▶ **What to work on**: Look over the listing below and say how many of its lines include the string "shown"; give no more than that number.

▶ **The data**:
-- -- --

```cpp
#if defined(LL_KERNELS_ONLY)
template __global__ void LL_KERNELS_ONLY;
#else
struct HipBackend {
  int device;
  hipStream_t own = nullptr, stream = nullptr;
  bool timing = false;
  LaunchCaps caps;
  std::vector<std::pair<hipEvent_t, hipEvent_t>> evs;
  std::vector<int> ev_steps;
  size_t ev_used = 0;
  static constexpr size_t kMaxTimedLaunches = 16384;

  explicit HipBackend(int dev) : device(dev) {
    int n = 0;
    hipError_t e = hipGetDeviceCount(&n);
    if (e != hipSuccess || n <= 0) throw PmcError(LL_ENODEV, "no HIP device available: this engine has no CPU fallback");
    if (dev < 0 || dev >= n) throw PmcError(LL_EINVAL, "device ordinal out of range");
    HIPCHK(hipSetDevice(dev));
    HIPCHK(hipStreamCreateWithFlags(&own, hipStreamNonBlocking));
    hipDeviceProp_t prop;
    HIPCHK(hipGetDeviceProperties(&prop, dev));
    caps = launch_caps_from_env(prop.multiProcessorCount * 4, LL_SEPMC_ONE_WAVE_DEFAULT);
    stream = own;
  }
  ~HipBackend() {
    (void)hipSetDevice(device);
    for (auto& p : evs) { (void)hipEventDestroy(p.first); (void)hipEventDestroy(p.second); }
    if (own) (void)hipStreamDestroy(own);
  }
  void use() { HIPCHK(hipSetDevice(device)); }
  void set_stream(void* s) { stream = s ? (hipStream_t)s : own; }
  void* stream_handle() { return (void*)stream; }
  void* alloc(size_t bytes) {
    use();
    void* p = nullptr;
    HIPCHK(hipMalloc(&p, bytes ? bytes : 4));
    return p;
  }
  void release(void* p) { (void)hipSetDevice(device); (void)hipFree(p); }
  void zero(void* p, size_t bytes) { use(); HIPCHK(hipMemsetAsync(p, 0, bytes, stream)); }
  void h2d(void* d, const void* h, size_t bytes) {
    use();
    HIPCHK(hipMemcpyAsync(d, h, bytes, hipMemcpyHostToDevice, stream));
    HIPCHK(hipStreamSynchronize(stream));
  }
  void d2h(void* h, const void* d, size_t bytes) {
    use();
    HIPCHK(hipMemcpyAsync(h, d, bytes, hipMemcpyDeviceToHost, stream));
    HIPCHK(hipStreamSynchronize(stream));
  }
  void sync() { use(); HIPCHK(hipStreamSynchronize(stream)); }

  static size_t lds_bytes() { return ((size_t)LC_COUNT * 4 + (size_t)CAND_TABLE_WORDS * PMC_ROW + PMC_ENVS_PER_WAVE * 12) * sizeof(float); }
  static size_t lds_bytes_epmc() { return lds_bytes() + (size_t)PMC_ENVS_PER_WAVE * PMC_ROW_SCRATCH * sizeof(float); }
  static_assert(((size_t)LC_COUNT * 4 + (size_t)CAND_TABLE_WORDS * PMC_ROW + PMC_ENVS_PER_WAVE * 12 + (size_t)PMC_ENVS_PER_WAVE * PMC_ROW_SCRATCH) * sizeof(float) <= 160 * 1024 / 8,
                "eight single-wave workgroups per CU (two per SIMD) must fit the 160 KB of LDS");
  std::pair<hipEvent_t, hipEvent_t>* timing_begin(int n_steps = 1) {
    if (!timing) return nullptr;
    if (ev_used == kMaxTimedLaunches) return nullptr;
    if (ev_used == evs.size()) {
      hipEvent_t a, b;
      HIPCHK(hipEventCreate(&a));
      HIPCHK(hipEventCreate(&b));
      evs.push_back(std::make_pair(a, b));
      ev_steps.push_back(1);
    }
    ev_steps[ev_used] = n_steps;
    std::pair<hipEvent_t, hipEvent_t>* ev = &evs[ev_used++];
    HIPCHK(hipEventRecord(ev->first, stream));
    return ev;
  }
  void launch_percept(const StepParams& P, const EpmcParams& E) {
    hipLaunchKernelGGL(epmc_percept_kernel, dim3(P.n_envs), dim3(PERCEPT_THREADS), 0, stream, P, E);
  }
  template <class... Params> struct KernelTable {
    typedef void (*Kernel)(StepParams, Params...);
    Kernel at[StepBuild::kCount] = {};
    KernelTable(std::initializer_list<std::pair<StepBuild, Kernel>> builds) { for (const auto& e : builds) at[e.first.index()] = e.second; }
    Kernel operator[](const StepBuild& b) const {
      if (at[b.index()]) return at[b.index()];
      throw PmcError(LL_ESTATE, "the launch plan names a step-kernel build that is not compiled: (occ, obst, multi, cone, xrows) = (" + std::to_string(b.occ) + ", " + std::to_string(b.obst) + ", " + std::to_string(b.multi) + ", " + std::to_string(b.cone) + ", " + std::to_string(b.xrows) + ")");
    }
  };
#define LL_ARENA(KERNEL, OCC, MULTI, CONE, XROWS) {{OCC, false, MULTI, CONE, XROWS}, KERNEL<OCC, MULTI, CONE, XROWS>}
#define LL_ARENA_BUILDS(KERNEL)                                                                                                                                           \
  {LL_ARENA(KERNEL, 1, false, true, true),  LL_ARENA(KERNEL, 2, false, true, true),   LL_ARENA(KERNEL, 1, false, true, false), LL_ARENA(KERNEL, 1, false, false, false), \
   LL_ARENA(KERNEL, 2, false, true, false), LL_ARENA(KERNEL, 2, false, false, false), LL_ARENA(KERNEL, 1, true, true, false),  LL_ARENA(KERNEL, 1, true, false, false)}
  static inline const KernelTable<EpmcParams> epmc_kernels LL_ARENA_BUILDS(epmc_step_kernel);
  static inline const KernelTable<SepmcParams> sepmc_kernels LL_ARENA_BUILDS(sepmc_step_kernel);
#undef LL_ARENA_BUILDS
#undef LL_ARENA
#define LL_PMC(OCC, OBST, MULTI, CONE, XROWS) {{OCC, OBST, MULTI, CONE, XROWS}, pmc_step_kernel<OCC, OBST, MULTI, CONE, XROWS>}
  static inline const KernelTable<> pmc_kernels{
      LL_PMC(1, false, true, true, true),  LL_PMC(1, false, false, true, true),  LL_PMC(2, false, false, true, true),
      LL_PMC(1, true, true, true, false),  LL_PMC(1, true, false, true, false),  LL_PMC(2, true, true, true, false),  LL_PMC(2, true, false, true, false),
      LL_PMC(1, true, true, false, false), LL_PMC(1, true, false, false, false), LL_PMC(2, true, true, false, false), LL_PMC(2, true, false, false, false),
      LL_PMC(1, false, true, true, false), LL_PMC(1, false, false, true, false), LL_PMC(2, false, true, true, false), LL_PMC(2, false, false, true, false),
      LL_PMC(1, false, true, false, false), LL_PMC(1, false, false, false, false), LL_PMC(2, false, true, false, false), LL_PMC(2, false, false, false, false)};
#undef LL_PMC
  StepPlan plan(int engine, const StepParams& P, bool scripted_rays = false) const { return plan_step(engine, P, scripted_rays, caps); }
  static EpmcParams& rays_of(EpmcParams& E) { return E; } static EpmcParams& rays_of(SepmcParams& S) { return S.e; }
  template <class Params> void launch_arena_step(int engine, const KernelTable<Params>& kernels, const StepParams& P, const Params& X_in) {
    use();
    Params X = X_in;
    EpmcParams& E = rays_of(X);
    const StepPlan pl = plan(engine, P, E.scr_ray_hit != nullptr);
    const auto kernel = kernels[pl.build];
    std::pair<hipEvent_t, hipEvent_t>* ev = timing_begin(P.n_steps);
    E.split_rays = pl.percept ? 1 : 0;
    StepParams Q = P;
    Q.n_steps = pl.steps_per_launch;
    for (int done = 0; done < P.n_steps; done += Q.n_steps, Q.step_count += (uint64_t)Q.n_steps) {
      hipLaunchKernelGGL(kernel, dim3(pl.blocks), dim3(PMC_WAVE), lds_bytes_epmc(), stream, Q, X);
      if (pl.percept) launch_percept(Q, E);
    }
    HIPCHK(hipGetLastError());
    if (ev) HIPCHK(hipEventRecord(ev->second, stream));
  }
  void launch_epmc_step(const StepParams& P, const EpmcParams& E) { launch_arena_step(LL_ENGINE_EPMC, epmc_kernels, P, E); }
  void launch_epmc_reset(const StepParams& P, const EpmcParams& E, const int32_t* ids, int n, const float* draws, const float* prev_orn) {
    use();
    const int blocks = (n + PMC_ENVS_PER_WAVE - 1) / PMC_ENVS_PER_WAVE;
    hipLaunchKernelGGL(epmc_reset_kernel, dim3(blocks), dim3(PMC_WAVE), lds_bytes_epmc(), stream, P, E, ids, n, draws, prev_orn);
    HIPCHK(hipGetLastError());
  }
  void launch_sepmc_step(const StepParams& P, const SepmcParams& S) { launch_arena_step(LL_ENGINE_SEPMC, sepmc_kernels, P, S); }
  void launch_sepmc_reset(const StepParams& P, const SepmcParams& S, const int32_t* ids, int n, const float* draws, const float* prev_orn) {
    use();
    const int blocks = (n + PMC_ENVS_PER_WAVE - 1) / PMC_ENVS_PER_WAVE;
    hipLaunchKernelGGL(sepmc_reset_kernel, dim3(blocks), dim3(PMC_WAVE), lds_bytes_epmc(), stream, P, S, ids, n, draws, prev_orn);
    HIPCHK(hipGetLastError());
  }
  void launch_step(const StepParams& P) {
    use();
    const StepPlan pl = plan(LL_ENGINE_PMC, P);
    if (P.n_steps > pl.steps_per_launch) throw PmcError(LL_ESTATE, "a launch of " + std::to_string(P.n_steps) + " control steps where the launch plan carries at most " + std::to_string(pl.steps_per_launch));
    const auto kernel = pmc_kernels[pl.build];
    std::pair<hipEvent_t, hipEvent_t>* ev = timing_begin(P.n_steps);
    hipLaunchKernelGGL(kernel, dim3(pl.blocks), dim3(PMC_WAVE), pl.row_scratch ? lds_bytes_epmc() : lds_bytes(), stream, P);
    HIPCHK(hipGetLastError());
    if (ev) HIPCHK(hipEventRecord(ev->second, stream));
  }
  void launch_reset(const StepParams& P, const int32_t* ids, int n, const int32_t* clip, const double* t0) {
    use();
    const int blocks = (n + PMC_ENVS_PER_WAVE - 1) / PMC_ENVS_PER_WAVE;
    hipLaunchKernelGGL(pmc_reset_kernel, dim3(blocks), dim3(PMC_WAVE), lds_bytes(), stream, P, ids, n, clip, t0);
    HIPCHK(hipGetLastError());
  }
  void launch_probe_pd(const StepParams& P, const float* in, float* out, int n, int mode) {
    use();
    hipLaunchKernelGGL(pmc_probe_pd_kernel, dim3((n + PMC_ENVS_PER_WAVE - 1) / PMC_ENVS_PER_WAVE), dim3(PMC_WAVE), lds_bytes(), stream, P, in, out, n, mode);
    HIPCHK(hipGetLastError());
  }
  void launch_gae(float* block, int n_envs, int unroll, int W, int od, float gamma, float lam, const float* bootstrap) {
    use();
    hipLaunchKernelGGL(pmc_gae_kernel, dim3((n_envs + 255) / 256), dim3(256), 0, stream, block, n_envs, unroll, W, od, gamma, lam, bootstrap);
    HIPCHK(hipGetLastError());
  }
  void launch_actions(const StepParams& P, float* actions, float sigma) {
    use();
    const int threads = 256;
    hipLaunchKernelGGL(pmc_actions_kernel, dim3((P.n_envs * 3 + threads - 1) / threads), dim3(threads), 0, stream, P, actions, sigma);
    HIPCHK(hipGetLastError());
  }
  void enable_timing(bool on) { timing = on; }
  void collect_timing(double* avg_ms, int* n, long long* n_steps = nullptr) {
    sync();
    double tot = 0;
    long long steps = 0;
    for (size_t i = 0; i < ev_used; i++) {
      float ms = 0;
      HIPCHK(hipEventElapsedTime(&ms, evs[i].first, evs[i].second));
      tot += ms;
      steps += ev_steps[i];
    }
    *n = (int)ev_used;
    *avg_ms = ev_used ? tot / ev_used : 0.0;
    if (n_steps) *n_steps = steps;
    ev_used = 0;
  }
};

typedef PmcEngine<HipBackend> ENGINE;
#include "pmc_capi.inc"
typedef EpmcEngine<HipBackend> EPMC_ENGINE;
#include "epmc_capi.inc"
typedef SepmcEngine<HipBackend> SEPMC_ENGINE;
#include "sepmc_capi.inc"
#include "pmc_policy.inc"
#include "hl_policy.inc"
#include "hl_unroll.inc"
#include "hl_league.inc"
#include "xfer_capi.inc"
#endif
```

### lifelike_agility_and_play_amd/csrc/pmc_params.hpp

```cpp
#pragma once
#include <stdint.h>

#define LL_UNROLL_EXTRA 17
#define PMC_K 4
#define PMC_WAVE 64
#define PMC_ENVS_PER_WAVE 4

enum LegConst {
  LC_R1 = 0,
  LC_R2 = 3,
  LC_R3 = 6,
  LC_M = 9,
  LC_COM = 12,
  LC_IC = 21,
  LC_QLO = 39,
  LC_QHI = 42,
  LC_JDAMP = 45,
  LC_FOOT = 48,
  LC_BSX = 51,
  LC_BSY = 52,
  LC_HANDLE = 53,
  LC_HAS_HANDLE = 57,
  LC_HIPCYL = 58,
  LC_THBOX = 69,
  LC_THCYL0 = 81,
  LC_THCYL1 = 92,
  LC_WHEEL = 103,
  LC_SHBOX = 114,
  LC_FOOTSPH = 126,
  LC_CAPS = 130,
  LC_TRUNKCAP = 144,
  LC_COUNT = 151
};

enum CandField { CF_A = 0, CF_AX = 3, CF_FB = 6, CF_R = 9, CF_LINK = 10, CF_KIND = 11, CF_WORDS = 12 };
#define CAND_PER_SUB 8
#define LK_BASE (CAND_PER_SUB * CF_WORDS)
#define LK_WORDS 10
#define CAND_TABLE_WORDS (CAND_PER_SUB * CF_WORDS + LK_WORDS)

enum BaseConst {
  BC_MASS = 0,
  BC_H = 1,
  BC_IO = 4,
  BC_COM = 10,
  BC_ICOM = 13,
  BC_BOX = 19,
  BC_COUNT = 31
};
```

-- -- --

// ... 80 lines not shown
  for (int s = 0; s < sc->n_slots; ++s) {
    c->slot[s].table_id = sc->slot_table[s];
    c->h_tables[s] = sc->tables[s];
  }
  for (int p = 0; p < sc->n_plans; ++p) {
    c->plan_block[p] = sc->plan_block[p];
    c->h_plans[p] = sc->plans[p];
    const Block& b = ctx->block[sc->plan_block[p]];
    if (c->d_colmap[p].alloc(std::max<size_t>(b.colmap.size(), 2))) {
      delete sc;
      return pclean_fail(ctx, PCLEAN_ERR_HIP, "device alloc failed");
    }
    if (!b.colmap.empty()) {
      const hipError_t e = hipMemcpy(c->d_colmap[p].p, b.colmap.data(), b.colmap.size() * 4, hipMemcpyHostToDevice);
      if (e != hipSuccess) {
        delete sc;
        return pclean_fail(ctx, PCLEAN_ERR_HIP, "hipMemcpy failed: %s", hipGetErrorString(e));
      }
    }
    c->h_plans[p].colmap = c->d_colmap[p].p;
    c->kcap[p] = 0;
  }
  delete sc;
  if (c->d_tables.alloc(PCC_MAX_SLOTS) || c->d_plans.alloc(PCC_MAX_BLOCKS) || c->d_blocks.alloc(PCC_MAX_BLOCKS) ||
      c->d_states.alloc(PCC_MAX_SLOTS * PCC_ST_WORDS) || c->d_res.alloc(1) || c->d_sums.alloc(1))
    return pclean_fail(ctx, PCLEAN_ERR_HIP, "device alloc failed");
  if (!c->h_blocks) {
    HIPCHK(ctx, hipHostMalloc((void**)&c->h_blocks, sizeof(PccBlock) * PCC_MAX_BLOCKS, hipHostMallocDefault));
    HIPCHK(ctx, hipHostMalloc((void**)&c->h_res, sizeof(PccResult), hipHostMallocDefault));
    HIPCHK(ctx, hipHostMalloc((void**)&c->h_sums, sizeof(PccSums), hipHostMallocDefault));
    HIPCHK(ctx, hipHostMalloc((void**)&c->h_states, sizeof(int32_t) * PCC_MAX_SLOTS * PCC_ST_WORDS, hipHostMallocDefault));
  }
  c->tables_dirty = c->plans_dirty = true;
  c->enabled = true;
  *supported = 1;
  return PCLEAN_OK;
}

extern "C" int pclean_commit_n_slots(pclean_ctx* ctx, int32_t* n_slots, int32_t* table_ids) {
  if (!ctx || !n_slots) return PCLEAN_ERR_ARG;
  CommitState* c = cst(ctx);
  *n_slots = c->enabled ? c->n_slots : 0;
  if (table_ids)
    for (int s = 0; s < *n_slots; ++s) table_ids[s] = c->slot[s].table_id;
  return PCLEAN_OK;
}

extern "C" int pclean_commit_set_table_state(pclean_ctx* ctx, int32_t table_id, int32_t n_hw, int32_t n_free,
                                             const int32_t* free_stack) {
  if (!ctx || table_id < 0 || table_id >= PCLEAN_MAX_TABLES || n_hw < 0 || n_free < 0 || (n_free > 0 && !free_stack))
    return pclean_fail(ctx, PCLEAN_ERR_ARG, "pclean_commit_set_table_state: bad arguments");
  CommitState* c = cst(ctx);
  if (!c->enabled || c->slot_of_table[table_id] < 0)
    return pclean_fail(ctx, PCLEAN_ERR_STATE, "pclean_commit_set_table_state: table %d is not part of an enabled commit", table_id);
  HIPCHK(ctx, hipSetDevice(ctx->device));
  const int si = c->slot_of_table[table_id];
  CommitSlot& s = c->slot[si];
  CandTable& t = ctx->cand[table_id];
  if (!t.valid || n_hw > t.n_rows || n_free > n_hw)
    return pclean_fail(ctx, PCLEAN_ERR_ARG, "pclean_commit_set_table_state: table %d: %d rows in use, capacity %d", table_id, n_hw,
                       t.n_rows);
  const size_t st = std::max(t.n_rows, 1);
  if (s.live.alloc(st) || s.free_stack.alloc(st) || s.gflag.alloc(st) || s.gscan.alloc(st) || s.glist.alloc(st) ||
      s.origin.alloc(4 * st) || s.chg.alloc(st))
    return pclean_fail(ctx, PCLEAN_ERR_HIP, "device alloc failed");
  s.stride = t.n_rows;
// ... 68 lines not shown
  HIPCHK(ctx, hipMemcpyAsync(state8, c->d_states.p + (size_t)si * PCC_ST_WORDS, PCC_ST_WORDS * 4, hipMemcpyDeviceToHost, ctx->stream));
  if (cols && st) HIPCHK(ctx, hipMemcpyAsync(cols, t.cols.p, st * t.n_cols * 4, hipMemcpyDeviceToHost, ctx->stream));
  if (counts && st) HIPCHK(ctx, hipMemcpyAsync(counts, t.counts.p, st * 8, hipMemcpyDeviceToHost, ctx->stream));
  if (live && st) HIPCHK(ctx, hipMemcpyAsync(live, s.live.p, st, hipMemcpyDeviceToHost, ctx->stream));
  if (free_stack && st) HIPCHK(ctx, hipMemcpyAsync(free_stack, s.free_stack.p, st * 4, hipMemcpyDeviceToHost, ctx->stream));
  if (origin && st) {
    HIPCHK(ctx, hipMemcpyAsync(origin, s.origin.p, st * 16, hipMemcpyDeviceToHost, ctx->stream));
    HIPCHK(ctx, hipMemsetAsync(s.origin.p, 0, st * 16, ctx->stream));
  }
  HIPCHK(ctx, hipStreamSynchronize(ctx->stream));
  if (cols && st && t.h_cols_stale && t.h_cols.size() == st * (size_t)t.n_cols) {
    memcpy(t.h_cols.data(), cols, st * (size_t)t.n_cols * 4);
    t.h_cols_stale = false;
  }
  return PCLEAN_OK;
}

-- -- --

▶ **Result for this exercise**: 2